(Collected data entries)
((

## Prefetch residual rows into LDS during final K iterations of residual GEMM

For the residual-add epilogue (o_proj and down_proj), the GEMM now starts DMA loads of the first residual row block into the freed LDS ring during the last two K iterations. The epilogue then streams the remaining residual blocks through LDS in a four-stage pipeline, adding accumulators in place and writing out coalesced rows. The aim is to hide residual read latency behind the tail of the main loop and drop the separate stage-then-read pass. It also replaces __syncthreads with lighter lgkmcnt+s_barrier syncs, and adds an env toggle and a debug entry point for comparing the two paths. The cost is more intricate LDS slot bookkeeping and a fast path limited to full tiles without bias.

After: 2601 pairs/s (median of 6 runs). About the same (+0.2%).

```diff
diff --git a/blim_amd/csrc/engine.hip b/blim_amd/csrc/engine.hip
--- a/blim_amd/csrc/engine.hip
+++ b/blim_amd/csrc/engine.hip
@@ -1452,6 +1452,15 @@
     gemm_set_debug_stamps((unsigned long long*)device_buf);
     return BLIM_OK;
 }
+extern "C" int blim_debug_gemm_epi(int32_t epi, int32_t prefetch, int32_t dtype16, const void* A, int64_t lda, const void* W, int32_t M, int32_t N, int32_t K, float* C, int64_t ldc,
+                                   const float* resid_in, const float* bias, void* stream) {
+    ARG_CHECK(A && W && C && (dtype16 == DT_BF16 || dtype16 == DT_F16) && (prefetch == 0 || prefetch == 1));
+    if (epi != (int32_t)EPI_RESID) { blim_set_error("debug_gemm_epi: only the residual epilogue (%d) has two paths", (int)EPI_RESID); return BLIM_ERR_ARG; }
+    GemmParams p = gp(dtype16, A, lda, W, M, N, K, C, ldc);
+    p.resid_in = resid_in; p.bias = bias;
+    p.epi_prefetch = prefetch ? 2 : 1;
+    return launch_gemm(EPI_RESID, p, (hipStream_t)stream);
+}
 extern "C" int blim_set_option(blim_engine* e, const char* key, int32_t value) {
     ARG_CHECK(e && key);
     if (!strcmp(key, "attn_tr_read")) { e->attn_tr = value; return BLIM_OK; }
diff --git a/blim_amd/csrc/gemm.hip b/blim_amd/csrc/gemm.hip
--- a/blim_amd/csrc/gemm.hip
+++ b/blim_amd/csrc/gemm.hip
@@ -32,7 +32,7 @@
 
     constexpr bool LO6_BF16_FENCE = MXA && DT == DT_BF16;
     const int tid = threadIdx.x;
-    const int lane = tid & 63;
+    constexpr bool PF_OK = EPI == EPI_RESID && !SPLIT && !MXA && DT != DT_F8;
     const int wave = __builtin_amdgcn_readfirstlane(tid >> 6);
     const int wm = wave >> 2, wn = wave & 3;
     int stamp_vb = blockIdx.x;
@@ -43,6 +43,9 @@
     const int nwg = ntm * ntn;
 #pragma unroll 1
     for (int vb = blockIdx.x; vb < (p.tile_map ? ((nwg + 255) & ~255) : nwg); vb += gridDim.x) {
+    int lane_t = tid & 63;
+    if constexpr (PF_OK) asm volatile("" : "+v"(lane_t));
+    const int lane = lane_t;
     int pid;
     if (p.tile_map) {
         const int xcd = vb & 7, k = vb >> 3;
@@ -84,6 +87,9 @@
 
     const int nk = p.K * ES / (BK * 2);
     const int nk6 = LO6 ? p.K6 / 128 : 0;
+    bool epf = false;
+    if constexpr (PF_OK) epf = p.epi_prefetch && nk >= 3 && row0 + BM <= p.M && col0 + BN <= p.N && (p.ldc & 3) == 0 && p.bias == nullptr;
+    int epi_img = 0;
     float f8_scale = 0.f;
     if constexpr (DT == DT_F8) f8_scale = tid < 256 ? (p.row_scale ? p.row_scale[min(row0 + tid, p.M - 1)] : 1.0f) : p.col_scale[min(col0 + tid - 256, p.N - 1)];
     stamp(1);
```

))

» WHAT THE EXERCISE ASKS:
Return all of the data above exactly, leaving out no line.

» WRITTEN SOLUTION:
## Prefetch residual rows into LDS during final K iterations of residual GEMM

For the residual-add epilogue (o_proj and down_proj), the GEMM now starts DMA loads of the first residual row block into the freed LDS ring during the last two K iterations. The epilogue then streams the remaining residual blocks through LDS in a four-stage pipeline, adding accumulators in place and writing out coalesced rows. The aim is to hide residual read latency behind the tail of the main loop and drop the separate stage-then-read pass. It also replaces __syncthreads with lighter lgkmcnt+s_barrier syncs, and adds an env toggle and a debug entry point for comparing the two paths. The cost is more intricate LDS slot bookkeeping and a fast path limited to full tiles without bias.

After: 2601 pairs/s (median of 6 runs). About the same (+0.2%).

```diff
diff --git a/blim_amd/csrc/engine.hip b/blim_amd/csrc/engine.hip
--- a/blim_amd/csrc/engine.hip
+++ b/blim_amd/csrc/engine.hip
@@ -1452,6 +1452,15 @@
     gemm_set_debug_stamps((unsigned long long*)device_buf);
     return BLIM_OK;
 }
+extern "C" int blim_debug_gemm_epi(int32_t epi, int32_t prefetch, int32_t dtype16, const void* A, int64_t lda, const void* W, int32_t M, int32_t N, int32_t K, float* C, int64_t ldc,
+                                   const float* resid_in, const float* bias, void* stream) {
+    ARG_CHECK(A && W && C && (dtype16 == DT_BF16 || dtype16 == DT_F16) && (prefetch == 0 || prefetch == 1));
+    if (epi != (int32_t)EPI_RESID) { blim_set_error("debug_gemm_epi: only the residual epilogue (%d) has two paths", (int)EPI_RESID); return BLIM_ERR_ARG; }
+    GemmParams p = gp(dtype16, A, lda, W, M, N, K, C, ldc);
+    p.resid_in = resid_in; p.bias = bias;
+    p.epi_prefetch = prefetch ? 2 : 1;
+    return launch_gemm(EPI_RESID, p, (hipStream_t)stream);
+}
 extern "C" int blim_set_option(blim_engine* e, const char* key, int32_t value) {
     ARG_CHECK(e && key);
     if (!strcmp(key, "attn_tr_read")) { e->attn_tr = value; return BLIM_OK; }
diff --git a/blim_amd/csrc/gemm.hip b/blim_amd/csrc/gemm.hip
--- a/blim_amd/csrc/gemm.hip
+++ b/blim_amd/csrc/gemm.hip
@@ -32,7 +32,7 @@
 
     constexpr bool LO6_BF16_FENCE = MXA && DT == DT_BF16;
     const int tid = threadIdx.x;
-    const int lane = tid & 63;
+    constexpr bool PF_OK = EPI == EPI_RESID && !SPLIT && !MXA && DT != DT_F8;
     const int wave = __builtin_amdgcn_readfirstlane(tid >> 6);
     const int wm = wave >> 2, wn = wave & 3;
     int stamp_vb = blockIdx.x;
@@ -43,6 +43,9 @@
     const int nwg = ntm * ntn;
 #pragma unroll 1
     for (int vb = blockIdx.x; vb < (p.tile_map ? ((nwg + 255) & ~255) : nwg); vb += gridDim.x) {
+    int lane_t = tid & 63;
+    if constexpr (PF_OK) asm volatile("" : "+v"(lane_t));
+    const int lane = lane_t;
     int pid;
     if (p.tile_map) {
         const int xcd = vb & 7, k = vb >> 3;
@@ -84,6 +87,9 @@
 
     const int nk = p.K * ES / (BK * 2);
     const int nk6 = LO6 ? p.K6 / 128 : 0;
+    bool epf = false;
+    if constexpr (PF_OK) epf = p.epi_prefetch && nk >= 3 && row0 + BM <= p.M && col0 + BN <= p.N && (p.ldc & 3) == 0 && p.bias == nullptr;
+    int epi_img = 0;
     float f8_scale = 0.f;
     if constexpr (DT == DT_F8) f8_scale = tid < 256 ? (p.row_scale ? p.row_scale[min(row0 + tid, p.M - 1)] : 1.0f) : p.col_scale[min(col0 + tid - 256, p.N - 1)];
     stamp(1);
```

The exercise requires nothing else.